Slumped in my sleeping bag, I desperately tried to get the stove going. I looked across at Ian, who was shaking uncontrollably with cold. Beyond him lay John. I couldn’t see him in the darkness, but I was reminded of his presence by his wracking cough. Tired and cold, the three of us lay on a tiny ledge at 6,800 meters on the southwest ridge of Annapurna III. As a new wave of coughing overcame John, I secretly prayed for a way off the peak, but no miracle came—this is, after all, the British way.

The southwest side of Annapurna III lies up a little valley mere hours from the bustle of the main Annapurna Sanctuary trek. Our trip began after my friend Sam visited Slovenians who had attempted the line in 2000. The pictures he brought back were powerful enough to convince me that this was the route to take my climbing onto a higher level.

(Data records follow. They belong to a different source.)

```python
def conv2d_wgrad(dy: torch.Tensor, x: torch.Tensor, w_shape, stride=1, pad=0, dil=1,
                 out: Optional[torch.Tensor] = None, accumulate=False, in_affine=None,
                 slab: Optional[bool] = None) -> torch.Tensor:
    Co, KH, KW, Ci = w_shape
    N, H, W, C = x.shape
    _, Ho, Wo, _ = dy.shape
    if _cuda(dy):
        dw = out if out is not None else torch.empty(Co, KH, KW, Ci, device=dy.device, dtype=torch.float32)
        use = _USE_SLAB if slab is None else slab
        ws = slab_workspace(dy.device, min(32 * Co * KH * KW * Ci, 64 << 20)) if use else None
        sc, sh = in_affine if in_affine is not None else (None, None)
        _lib.call('mlc_conv_wgrad', _lib.ptr(dy), _lib.ptr(x), _lib.ptr(dw), N, H, W, C, Co, KH, KW,
                  stride, pack_pad(pad), dil, Ho, Wo, 0, int(accumulate), _lib.ptr(ws),
                  ws.numel() if ws is not None else 0, _lib.ptr(sc), _lib.ptr(sh), _lib.stream())
        return dw
    if in_affine is not None:
        x = bn_relu_input(x, in_affine)
    dwf = torch.nn.grad.conv2d_weight(x.permute(0, 3, 1, 2).float(), (Co, Ci, KH, KW),
                                      dy.permute(0, 3, 1, 2).float(), stride, pad, dil)
    dwf = dwf.permute(0, 2, 3, 1)
    if out is not None:
        if accumulate:
            out.add_(dwf.reshape(out.shape))
        else:
            out.copy_(dwf.reshape(out.shape))
        return out
    return dwf.contiguous()


NSTAT = _lib.DET_COPIES if _lib.DETERMINISTIC else 32


def stat_buffers(C, device):
    b = torch.zeros(2, NSTAT * C, device=device, dtype=torch.float32)
    return b[0], b[1]


BN_FUSED = os.environ.get('MLC_BN_FUSED', '1') == '1'


def _bn_fused_ok(C, ncopy):
    return BN_FUSED and not _lib.DETERMINISTIC and C % 8 == 0 and C >= 8 and 1 <= ncopy <= 64


def bn_fwd_apply(y, res, s1, s2, gamma, beta, save_mean, save_invstd, run_mean, run_var,
                 eps=1e-5, momentum=0.1, relu=True, out=None, scale=None, shift=None,
                 res_affine=None, apply=True):
    rows = y.numel() // y.shape[-1]
    C = y.shape[-1]
    ncopy = s1.numel() // C
    if _cuda(y):
        if scale is None:
            scale = torch.empty(2, C, device=y.device, dtype=torch.float32)
            scale, shift = scale[0], scale[1]
        if apply and _bn_fused_ok(C, ncopy):
            z = out if out is not None else torch.empty_like(y)
            rs, rh = res_affine if res_affine is not None else (None, None)
            _lib.call('mlc_bn_fwd_fused', _lib.ptr(y), _lib.ptr(res), _lib.ptr(z), _lib.ptr(s1), _lib.ptr(s2), ncopy,
                      _lib.ptr(gamma), _lib.ptr(beta), _lib.ptr(save_mean), _lib.ptr(save_invstd), _lib.ptr(scale),
                      _lib.ptr(shift), _lib.ptr(run_mean), _lib.ptr(run_var), _lib.ptr(rs), _lib.ptr(rh), rows, C,
                      float(eps), float(momentum), int(relu), _lib.stream())
            return z
# ... 1025 lines not shown
```

mlcomp_amd/ops/layers.py:

```python
from __future__ import annotations

import os
from typing import List, Optional

import torch
import torch.nn as nn

from . import functional as Fn
from .arena import ParamArena, Slot

DGRAD_FIRST_ENV = os.environ.get('MLC_DGRAD_FIRST')


class Workspace:

    def __init__(self):
        self._req: List[tuple] = []
        self.buf = None
        self.views = {}

    def request(self, key, n):
        self._req.append((key, int(n)))
        return key

    def finalize(self, device):
        total = sum((n + 63) // 64 * 64 for _, n in self._req) or 64
        self.buf = torch.zeros(total, device=device, dtype=torch.float32)
        off = 0
        for key, n in self._req:
            self.views[key] = self.buf[off:off + n]
            off += (n + 63) // 64 * 64

    def __getitem__(self, key):
        return self.views[key]

    def zero(self):
        self.buf.zero_()


class NativeContext:

    def __init__(self):
        self.arena = ParamArena()
        self.ws = Workspace()
        self.anchor = None
        self.training = True
        self.device = None
        self.grad_prezeroed = False
        self.wgrad_stream = None
        self.wt = Fn.WtTable() if os.environ.get('MLC_DGRAD_WT', '1') == '1' else None
        self.wt_stale = False
        self.wgrad_lag = int(os.environ.get('MLC_WGRAD_LAG', '0') or 0)
        self.wgrad_defer = False
        self._pending_wgrad = []
        self.dgrad_first = DGRAD_FIRST_ENV == '1'
        self.wgrad_slab = os.environ.get('MLC_WGRAD_SLAB', '1') != '0'

    def default_wgrad_slab(self, on: bool):
        if os.environ.get('MLC_WGRAD_SLAB') is None:
            self.wgrad_slab = on

    def default_dgrad_first(self, on: bool):
        if DGRAD_FIRST_ENV is None:
            self.dgrad_first = on

    def finalize(self, device):
        self.device = torch.device(device)
        self.arena.finalize(device)
        self.ws.finalize(device)
        if self.wt is not None:
            self.wt.finalize(self.device)
        self.anchor = torch.zeros(1, device=device, requires_grad=True)
        self.arena.flush = self.flush_wgrad
        if self.device.type == 'cuda' and os.environ.get('MLC_WGRAD_STREAM', '1') in ('1', '2'):
            self.wgrad_stream = torch.cuda.Stream(self.device)
        self.default_wgrad_defer(False)

    def default_wgrad_defer(self, on: bool):
        env = os.environ.get('MLC_WGRAD_DEFER')
        self.wgrad_defer = (env == '1') if env is not None else on
        self.arena.grad_streams = [self.wgrad_stream] if (self.wgrad_defer and self.wgrad_stream) else []

    def flush_wgrad(self):
        if self.wgrad_defer and self.wgrad_stream is not None:
            cur = torch.cuda.current_stream(self.device)
            if cur != self.wgrad_stream:
                cur.wait_stream(self.wgrad_stream)
        self.join_wgrads(0)

    def default_wgrad_lag(self, n: int):
        if os.environ.get('MLC_WGRAD_LAG') is None:
            self.wgrad_lag = n

    def lag_wgrad(self, ev, keep, slots):
        self._pending_wgrad.append((ev, keep, slots))
        self.join_wgrads(self.wgrad_lag)

    def join_wgrads(self, keep_last: int):
        q = self._pending_wgrad
        while len(q) > keep_last:
            ev, _keep, slots = q.pop(0)
            cur = torch.cuda.current_stream(self.device)
            if cur != self.wgrad_stream:
                cur.wait_event(ev)
            for s in (slots if isinstance(slots, (list, tuple)) else (slots,)):
                self.arena.mark_ready(s)

    def refresh_wt(self):
        if self.wt is not None and self.training:
            self.wt.refresh()
        self.wt_stale = False
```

Annapurna III lies to the east of its bigger brother. Standing at 7,555 meters, it dominates the head of the valley that it guards. The southwest ridge stands out from a large, complex face that boasted only one route, far to one side. Our line stood out due to its initial rock buttress and soaring, fluted ridge above. For us mere mortals, the line had two big attractions: it looked “doable” and it seemed safe. Two years passed before I set eyes on the line.

It’s immediately worth clarifying the style we climbed in. I suppose it was a quasi-alpine style of sorts. The Slovenians, it turned out, had left the lower rock buttress fixed, but their ropes were not used for our upward progress except for one move high up, which was freed the second time around. In places their anchors were used. The Slovenian line was also used in our descent and also by John as a jug line the second time up. We found little in the area to acclimatize on, so we initially climbed the lower half of the route, spent a couple of nights at 6,000 meters, stashed food and gas, and returned to base camp. On our next try every pitch was freed, with the second climbing, not jugging. The third guy jugged the Slovenian line with a heavy load. A pure alpine ascent was the plan, but the use of existing anchors and the stashing of gear first time round does admittedly take away from this style, and I’m sure some will criticize us. We, however, had fun.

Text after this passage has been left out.